| What to work on |
Check each line below for the word "gridDim", and copy those that have it.

| Input material |
--------------------

__device__ __forceinline__ float to_x01(float x, float bound, float rb, float) { return (x + bound) / rb; }

template <bool kDir>
__device__ __forceinline__ void load_tile_in(const float* __restrict__ x, const float* __restrict__ d, int64_t m,
                                             float bound, float rb, float rb_inv, TileIn& t) {
  t.x0 = to_x01(x[m * 3 + 0], bound, rb, rb_inv);
  t.x1 = to_x01(x[m * 3 + 1], bound, rb, rb_inv);
  t.x2 = to_x01(x[m * 3 + 2], bound, rb, rb_inv);
  t.oob = oob01(t.x0, t.x1, t.x2);
  if (t.oob) t.x0 = t.x1 = t.x2 = 0.0f;
  if constexpr (kDir) {
    t.d0 = d[m * 3]; t.d1 = d[m * 3 + 1]; t.d2 = d[m * 3 + 2];
  }
}

constexpr int kXcdChunkLog2 = 10;
#ifndef INR_STEAL_SHIFT
#define INR_STEAL_SHIFT 1
#endif
constexpr int kStealRoundsShift = INR_STEAL_SHIFT;
struct TileSched {
  int64_t lo, hi;
  int64_t first;
  int64_t stride;
  int64_t main_local = 0, tail_base = 0;
  int64_t n_main = 0, tail = 0;
  int64_t static_local = 0;
  uint32_t xcd = 0;
  bool interleaved = false, hybrid = false;
  __device__ __forceinline__ int64_t tile_of(int y, int64_t u) const {
    if (u < main_local) return ((((u >> kXcdChunkLog2) << 3) + y) << kXcdChunkLog2) + (u & ((1 << kXcdChunkLog2) - 1));
    return n_main + tail * y / 8 + (u - main_local);
  }
  __device__ __forceinline__ int64_t local_end(int y) const { return main_local + tail * (y + 1) / 8 - tail * y / 8; }
  __device__ __forceinline__ int64_t tile(int64_t i) const {
    if (interleaved) {
      const int64_t u = first + i * stride;
      if (u < main_local)
        return ((((u >> kXcdChunkLog2) << 3) + xcd) << kXcdChunkLog2) + (u & ((1 << kXcdChunkLog2) - 1));
      return tail_base + (u - main_local);
    }
    return first + i * stride;
  }
};
__device__ __forceinline__ TileSched make_sched(int64_t n_tiles, int waves_per_block, bool steal = false) {
  const int nb = gridDim.x, b = blockIdx.x;
  const int w = threadIdx.x >> 6;
  TileSched s;
  if (nb % 8 == 0) {
    const int xcd = b & 7, local = b >> 3, per = nb >> 3;
    const int64_t rounds = n_tiles >> (kXcdChunkLog2 + 3);
    if (rounds >= 4) {
      const int64_t n_main = rounds << (kXcdChunkLog2 + 3), tail = n_tiles - n_main;
      s.interleaved = true;
      s.xcd = (uint32_t)xcd;
      s.main_local = rounds << kXcdChunkLog2;
      s.n_main = n_main;
      s.tail = tail;
      s.hybrid = steal;
      s.static_local = steal ? (rounds - max((int64_t)1, rounds >> kStealRoundsShift)) << kXcdChunkLog2 : s.main_local;
      s.tail_base = n_main + tail * xcd / 8;
      s.lo = 0;
      s.hi = n_main + tail * (xcd + 1) / 8;
      s.first = (int64_t)local * waves_per_block + w;
      s.stride = (int64_t)per * waves_per_block;
      return s;
    }
    s.lo = n_tiles * xcd / 8;
    s.hi = n_tiles * (xcd + 1) / 8;
    s.first = s.lo + (int64_t)local * waves_per_block + w;
    s.stride = (int64_t)per * waves_per_block;
  } else {
    s.lo = 0;
    s.hi = n_tiles;
    s.first = (int64_t)b * waves_per_block + w;
    s.stride = (int64_t)nb * waves_per_block;
  }
  return s;
}

constexpr int kFieldThreads = 512;
constexpr int kGroupChunkLog2 = 6;
constexpr int kGroupDraw = 1;
constexpr int kGroupPools = 4;
struct GroupDraw {
  unsigned long long* cursor;
  int owner, n_owner;
  __device__ __forceinline__ void init(unsigned long long* cursors, int pools) {
    const int n_xcd = (gridDim.x % 8 == 0) ? 8 : 1;
    const int n_pool = (gridDim.x % (8 * pools) == 0) ? pools : 1;
    const int xcd = (n_xcd == 8) ? (int)(blockIdx.x & 7) : 0;
    const int pool = (n_pool > 1) ? (int)((blockIdx.x >> 3) % pools) : 0;
    owner = pool * n_xcd + xcd;
    n_owner = n_pool * n_xcd;
    cursor = cursors + owner;
  }
  __device__ __forceinline__ int64_t group_of(uint32_t u) const {
    const int64_t chunk = (int64_t)(u >> kGroupChunkLog2) * n_owner + owner;
    return (chunk << kGroupChunkLog2) + (u & ((1u << kGroupChunkLog2) - 1u));
  }
  __device__ __forceinline__ int64_t draw() const { return group_of((uint32_t)atomicAdd(cursor, (unsigned long long)kGroupDraw)); }
};
constexpr int kStealPools = 4, kStealOwners = 8 * kStealPools, kStealDraw = 4, kStealBlockLog2 = 6;
struct TileWalk {
  TileSched s;
  unsigned long long* cur;
  int lane, own, owner, sub;
  int64_t it, k_base;
  unsigned long long raw_next;
  bool dyn;
  __device__ __forceinline__ void init(const TileSched& sched, unsigned long long* cursors) {
    s = sched; cur = cursors; lane = threadIdx.x & 63; it = 0; dyn = false; sub = kStealDraw; k_base = 0; raw_next = 0;
    own = owner = (int)(((blockIdx.x >> 3) % kStealPools) * 8 + (blockIdx.x & 7));
    if (!cursors) s.hybrid = false;
    if (!s.hybrid) s.static_local = s.main_local;
  }
  __device__ __forceinline__ int64_t pool_len(int o) const {
    const int64_t nb = (s.local_end(o & 7) - s.static_local + (1 << kStealBlockLog2) - 1) >> kStealBlockLog2;
    const int p = o >> 3;
    return nb > p ? ((nb - p + kStealPools - 1) / kStealPools) << kStealBlockLog2 : 0;
  }
  __device__ __forceinline__ int64_t local_of(int o, int64_t k) const {
    return s.static_local + ((((k >> kStealBlockLog2) * kStealPools) + (o >> 3)) << kStealBlockLog2) +
           (k & ((1 << kStealBlockLog2) - 1));
  }
  __device__ __forceinline__ unsigned long long issue(int o) const {
    unsigned long long v = 0;
    if (lane == 0) v = atomicAdd(cur + o, (unsigned long long)kStealDraw);
    return v;
  }
  __device__ __forceinline__ static int64_t uniform(unsigned long long v) {
    return (int64_t)(((unsigned long long)(uint32_t)__builtin_amdgcn_readfirstlane((int)(v >> 32)) << 32) |
                     (uint32_t)__builtin_amdgcn_readfirstlane((int)v));
  }
  __device__ __forceinline__ int scan() const {
    bool live = false;
    if (lane < kStealOwners) live = (int64_t)__hip_atomic_load(cur + lane, __ATOMIC_RELAXED, __HIP_MEMORY_SCOPE_AGENT) < pool_len(lane);
    const uint32_t mask = (uint32_t)__ballot(live);
    for (int i = 0; i < kStealOwners; ++i) {
      const int o = (((own >> 3) + i) % kStealPools) * 8 + (((own & 7) + i / kStealPools) & 7);
      if ((mask >> o) & 1u) return o;
    }
    return -1;
  }
  __device__ __forceinline__ int64_t next() {
    if (!dyn) {
      if (!s.hybrid) {
        const int64_t t = s.tile(it++);
        return t < s.hi ? t : -1;
      }
      const int64_t u = s.first + (it++) * s.stride;
      if (u < s.static_local) return s.tile_of((int)s.xcd, u);
      dyn = true;
      raw_next = issue(owner);
    }
    for (;;) {
      if (sub < kStealDraw) {
        const int64_t u = local_of(owner, k_base + sub);
        ++sub;
        if (u < s.local_end(owner & 7)) return s.tile_of(owner & 7, u);
        continue;
      }
      int64_t k = uniform(raw_next);
      while (k >= pool_len(owner)) {
        const int o = scan();
        if (o < 0) return -1;
        owner = o;
        k = uniform(issue(owner));
      }
      k_base = k;
      sub = 0;
      raw_next = issue(owner);
    }
  }
};
constexpr int kFieldMinWaves = 2;

__device__ __forceinline__ f32x4 load4(const float* p) {
  const float4 v = *reinterpret_cast<const float4*>(p);
  return f32x4{v.x, v.y, v.z, v.w};
}
__device__ __forceinline__ void store4(float* p, f32x4 v) {
  *reinterpret_cast<float4*>(p) = make_float4(v[0], v[1], v[2], v[3]);
}
__device__ __forceinline__ f32x4 mask4(f32x4 g, f32x4 h) {
  return f32x4{h[0] > 0.f ? g[0] : 0.f, h[1] > 0.f ? g[1] : 0.f, h[2] > 0.f ? g[2] : 0.f, h[3] > 0.f ? g[3] : 0.f};
}

struct NerfSave {
  float *enc, *h1, *so, *cin, *c1, *c2;
};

--------------------

| Answer |
  const int nb = gridDim.x, b = blockIdx.x;
    const int n_xcd = (gridDim.x % 8 == 0) ? 8 : 1;
    const int n_pool = (gridDim.x % (8 * pools) == 0) ? pools : 1;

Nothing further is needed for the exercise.